This project is aiming to guide the wholesale and retail of avocado and help customer purchase the cheapest fruit at specific time and place by predicting the price of avocado. Data comes from Kaggle(https://www.kaggle.com/neuromusic/avocado-prices).
There are 12 features in the original dataset, which includes the date of observation, the average price of a single avocado, the numbers of avocados with PLU 4046,4225,4770 sold, the numbers of bags with small, large or xlarge avocado, the type of fruit (coventional or organic) and the observed place.
- Data Visulization
Before processing, generated picutres to show the relationship between some features and price.

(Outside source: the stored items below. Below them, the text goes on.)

diff --git a/font-renderer_amd/csrc/fr_cov4_kernel.inc b/font-renderer_amd/csrc/fr_cov4_kernel.inc
--- a/font-renderer_amd/csrc/fr_cov4_kernel.inc
+++ b/font-renderer_amd/csrc/fr_cov4_kernel.inc
@@ -35,7 +35,9 @@
 
     uint32_t *const s_next_band = s_wcnt + 15;
     if (tid == 0u) *s_next_band = band_first + NW;
-    const uint32_t rec_cnt = c4_setup<NW, RCAP, NS, NCOL, FILL>(A, job, seg0, nseg, x0s, phase, s_cxp, s_rec, s_wcnt, reinterpret_cast<uint32_t *>(smem + L::OFF_WAVES));
+    const float ysc = scale_rcp_uniform(job.scale);
+    constexpr uint32_t DENSE_WAVE = (FR_C4_DENSE && FILL == 0 && RPL == 4 && NW == 4u && L::WAVE >= 128u * (uint32_t)sizeof(Rec40) + RCAP * 4u) ? L::WAVE : 0u;
+    const uint32_t rec_cnt = c4_setup<NW, RCAP, NS, NCOL, FILL, DENSE_WAVE>(A, job, seg0, nseg, x0s, phase, ysc, s_cxp, s_rec, s_wcnt, reinterpret_cast<uint32_t *>(smem + L::OFF_WAVES));
     const int32_t min_xs = job.min_x + (int32_t)x0s;
     const float jscale = job.scale * (float)NS;
     const float joff = (float)min_xs * (float)NS + (phase ? 0.5f : 0.0f) - 1.0f;
@@ -70,7 +72,7 @@
 #endif
         const uint32_t y0 = band * PRB;
         const uint32_t row_b0 = band * 64u;
-        const float cy = ((float)(job.max_y - (int32_t)(y0 + (lane >> LN))) - sub_off((int)(lane & (uint32_t)(NS - 1)), NS, phase)) / job.scale;
+        const float cy = div_by_scale((float)(job.max_y - (int32_t)(y0 + (lane >> LN))) - sub_off((int)(lane & (uint32_t)(NS - 1)), NS, phase), job.scale, ysc);
         uint16_t *mylist = s_lists + lane * LSTRIDE;
         auto init_lists = [&]() {
             const uint4 ones = make_uint4(0xfffdfffdu, 0xfffdfffdu, 0xfffdfffdu, 0xfffdfffdu);
diff --git a/font-renderer_amd/csrc/fr_device.hpp b/font-renderer_amd/csrc/fr_device.hpp
--- a/font-renderer_amd/csrc/fr_device.hpp
+++ b/font-renderer_amd/csrc/fr_device.hpp
@@ -18,6 +18,22 @@
     const float q = x * rd;
     const float r = __builtin_fmaf(-q, d, x);
     return __builtin_fmaf(r, rd, q);
+}
+__device__ __forceinline__ float scale_rcp(float d)
+{
+    const float y0 = __builtin_amdgcn_rcpf(d);
+    return __builtin_fmaf(__builtin_fmaf(-d, y0, 1.0f), y0, y0);
+}
+__device__ __forceinline__ float scale_rcp_uniform(float d)
+{
+    return __builtin_bit_cast(float, __builtin_amdgcn_readfirstlane(__builtin_bit_cast(int, scale_rcp(d))));
+}
+__device__ __forceinline__ float div_by_scale(float x, float d, float y)
+{
+    float q = x * y;
+    q = __builtin_fmaf(__builtin_fmaf(-d, q, x), y, q);
+    q = __builtin_fmaf(__builtin_fmaf(-d, q, x), y, q);
+    return q;
 }
 __device__ __forceinline__ float sqrt_rn(float x)
 {
diff --git a/font-renderer_amd/csrc/fr_records.hpp b/font-renderer_amd/csrc/fr_records.hpp
--- a/font-renderer_amd/csrc/fr_records.hpp
+++ b/font-renderer_amd/csrc/fr_records.hpp
@@ -115,10 +115,13 @@
     uint32_t rows;
     int n, phase;
     const float *cyt = nullptr;
+    bool by_rcp = false;
+    float yscale = 0.0f;
     __device__ __forceinline__ float cy(uint32_t r) const
     {
         if (cyt) return cyt[r];
-        return ((float)(max_y - (int32_t)(r / (uint32_t)n)) - sub_off((int)(r % (uint32_t)n), n, phase)) / scale;
+        const float num = (float)(max_y - (int32_t)(r / (uint32_t)n)) - sub_off((int)(r % (uint32_t)n), n, phase);
+        return by_rcp ? div_by_scale(num, scale, yscale) : num / scale;
     }
     __device__ __forceinline__ float row_of(float c) const
     {
diff --git a/font-renderer_amd/csrc/fr_selftest.hip b/font-renderer_amd/csrc/fr_selftest.hip
--- a/font-renderer_amd/csrc/fr_selftest.hip
+++ b/font-renderer_amd/csrc/fr_selftest.hip
@@ -41,6 +41,25 @@
     if (bad) {
         atomicAdd(mismatches, (unsigned long long)bad);
         first_bad[0] = bad_x;
+    }
+}
+
+__global__ __launch_bounds__(256) void selftest_scale_div_kernel(uint32_t e, uint32_t m_lo, uint32_t n_m, const float *__restrict__ xs, uint32_t n_x,
+                                                                  unsigned long long *mismatches, uint32_t *first_bad)
+{
+    const uint32_t i = blockIdx.x * 256u + threadIdx.x;
+    if (i >= n_m) return;
+    const uint32_t dbits = (e << 23) | (m_lo + i);
+    const float d = __uint_as_float(dbits);
+    const float y = scale_rcp(d);
+    uint32_t bad = 0, bad_x = 0;
+    for (uint32_t k = 0; k < n_x; ++k) {
+        const float x = xs[k];
+        if (__float_as_uint(div_by_scale(x, d, y)) != __float_as_uint(x / d)) { if (!bad) bad_x = __float_as_uint(x); ++bad; }
+    }
+    if (bad) {
+        atomicAdd(mismatches, (unsigned long long)bad);
+        if (atomicMin(&first_bad[0], dbits) > dbits) first_bad[1] = bad_x;
     }
 }
 
@@ -94,3 +113,63 @@
     if (bad_x_bits) *bad_x_bits = b[1];
     return FR_OK;
 }
+
+static void scale_div_numerators(float *xs, uint32_t n)
+{
+    uint32_t at = 0;
+    auto put = [&](float v) { if (at < n) xs[at++] = v; };
+    put(0.0f);
+    for (int k = 1; k < 8; ++k) { put((float)k / 8.0f); put(-(float)k / 8.0f); }
+    const int32_t ext[] = {1, 2, 3, 2047, 2048, 32767, 32768, 34816, 65535, 65536, (1 << 22) - 1, 1 << 22};
+    for (int32_t i : ext)
+        for (int k = 0; k < 8; k += (i < 4 ? 1 : 7)) {
+            put((float)i + (float)k / 8.0f); put((float)i - (float)k / 8.0f);
+            put((float)-i + (float)k / 8.0f); put((float)-i - (float)k / 8.0f);
+        }
+    uint64_t st = 0x9e3779b97f4a7c15ull;
+    auto next = [&]() { st += 0x9e3779b97f4a7c15ull; uint64_t z = st; z = (z ^ (z >> 30)) * 0xbf58476d1ce4e5b9ull; z = (z ^ (z >> 27)) * 0x94d049bb133111ebull; return z ^ (z >> 31); };
+    while (at < n) {
+        const uint64_t r = next();
+        const uint32_t bits = 1u + (uint32_t)(r % 22u);
+        int32_t i = (int32_t)((r >> 8) & ((1u << bits) - 1u));
+        if (r & (1ull << 40)) i = -i;
+        const float off = (float)((r >> 44) & 7u) / 8.0f;
+        put((r & (1ull << 48)) ? (float)i + off : (float)i - off);
+    }
+}
+
+extern "C" int fr_selftest_scale_division(uint64_t *mismatches, uint32_t *bad_scale_bits, uint32_t *bad_x_bits)
+{
+    if (!mismatches) return FR_E_INVALID;
+    enum { NX = 2048 };
+    static float xs[NX];
+    scale_div_numerators(xs, NX);
+    unsigned long long *d_m = nullptr;
+    uint32_t *d_b = nullptr;
+    float *d_x = nullptr;
+    if (hipMalloc(&d_m, 8) != hipSuccess || hipMalloc(&d_b, 8) != hipSuccess || hipMalloc(&d_x, sizeof xs) != hipSuccess) return FR_E_HIP;
+    const uint32_t init[2] = {0xffffffffu, 0u};
+    hipError_t e = hipMemset(d_m, 0, 8);
+    if (e == hipSuccess) e = hipMemcpy(d_b, init, 8, hipMemcpyHostToDevice);
+    if (e == hipSuccess) e = hipMemcpy(d_x, xs, sizeof xs, hipMemcpyHostToDevice);
+    if (e == hipSuccess) {
+        const uint32_t NM = 1u << 23;
+        hipLaunchKernelGGL(fr::selftest_scale_div_kernel, dim3(NM / 256u), dim3(256), 0, 0, 127u, 0u, NM, d_x, (uint32_t)NX, d_m, d_b);
+        hipLaunchKernelGGL(fr::selftest_scale_div_kernel, dim3(NM / 256u), dim3(256), 0, 0, 107u, 0u, NM, d_x, (uint32_t)NX, d_m, d_b);
+        hipLaunchKernelGGL(fr::selftest_scale_div_kernel, dim3(NM / 256u), dim3(256), 0, 0, 146u, 0u, NM, d_x, (uint32_t)NX, d_m, d_b);
+        hipLaunchKernelGGL(fr::selftest_scale_div_kernel, dim3(1), dim3(256), 0, 0, 147u, 0u, 1u, d_x, (uint32_t)NX, d_m, d_b);
+        e = hipGetLastError();
+    }
+    unsigned long long m = 0;
+    uint32_t b[2] = {0, 0};
+    if (e == hipSuccess) e = hipMemcpy(&m, d_m, 8, hipMemcpyDeviceToHost);
+    if (e == hipSuccess) e = hipMemcpy(b, d_b, 8, hipMemcpyDeviceToHost);
+    (void)hipFree(d_m);
+    (void)hipFree(d_b);
+    (void)hipFree(d_x);
+    if (e != hipSuccess) return FR_E_HIP;
+    *mismatches = m;
+    if (bad_scale_bits) *bad_scale_bits = m ? b[0] : 0u;
+    if (bad_x_bits) *bad_x_bits = m ? b[1] : 0u;
+    return FR_OK;
+}
diff --git a/font-renderer_amd/csrc/fr_win1_kernel.inc b/font-renderer_amd/csrc/fr_win1_kernel.inc
--- a/font-renderer_amd/csrc/fr_win1_kernel.inc
+++ b/font-renderer_amd/csrc/fr_win1_kernel.inc
@@ -28,14 +28,15 @@
     uint32_t *s_wcnt = reinterpret_cast<uint32_t *>(smem + L::OFF_WCNT);
 
     const float soff = phase ? 0.5f : 0.0f;
+    const float ysc = scale_rcp_uniform(job.scale);
     const float *cyt = nullptr;
     if (job.h <= 256u) {
         float *t = reinterpret_cast<float *>(smem + L::OFF_CYT);
-        if (tid < job.h) t[tid] = ((float)(job.max_y - (int32_t)tid) - soff) / job.scale;
+        if (tid < job.h) t[tid] = div_by_scale((float)(job.max_y - (int32_t)tid) - soff, job.scale, ysc);
         __syncthreads();
         cyt = t;
     }
-    const uint32_t rec_cnt_v = c4_setup<NW, RCAP, 1, NCOL, FILL>(A, job, seg0, nseg, x0s, phase, s_cxp, s_rec, s_wcnt, reinterpret_cast<uint32_t *>(smem + L::OFF_WAVES), cyt);
+    const uint32_t rec_cnt_v = c4_setup<NW, RCAP, 1, NCOL, FILL>(A, job, seg0, nseg, x0s, phase, ysc, s_cxp, s_rec, s_wcnt, reinterpret_cast<uint32_t *>(smem + L::OFF_WAVES), cyt);
     const uint32_t rec_cnt = (WLOG == 4 && RPL == 2) ? rec_cnt_v : (uint32_t)__builtin_amdgcn_readfirstlane((int)rec_cnt_v);
     const int32_t min_xs = job.min_x + (int32_t)x0s;
     const float jscale = job.scale;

- Data preprocessing and Model Building
-
Extracted the information of year,month and day from the observation date.
-
Filled in NaN’s with mean values obtained from the training data.
-
Used one hot encoding, converting categorical features into numerical.
-
Standardization: de-mean and divided by the standard derivation
-
Applied different models (Linear model, KNN, SVR,XGBoost and etc) and compared performance by R squared.
- Model Optimization
Implemented Hyperparameter tuning method. Top 3 models with highest accuracy(R squared score) after tuning parameters were Random Forests(0.87), Bagging regressor (0.85) and KNN(0.75).
This is the final project of Data Mining course at JHU.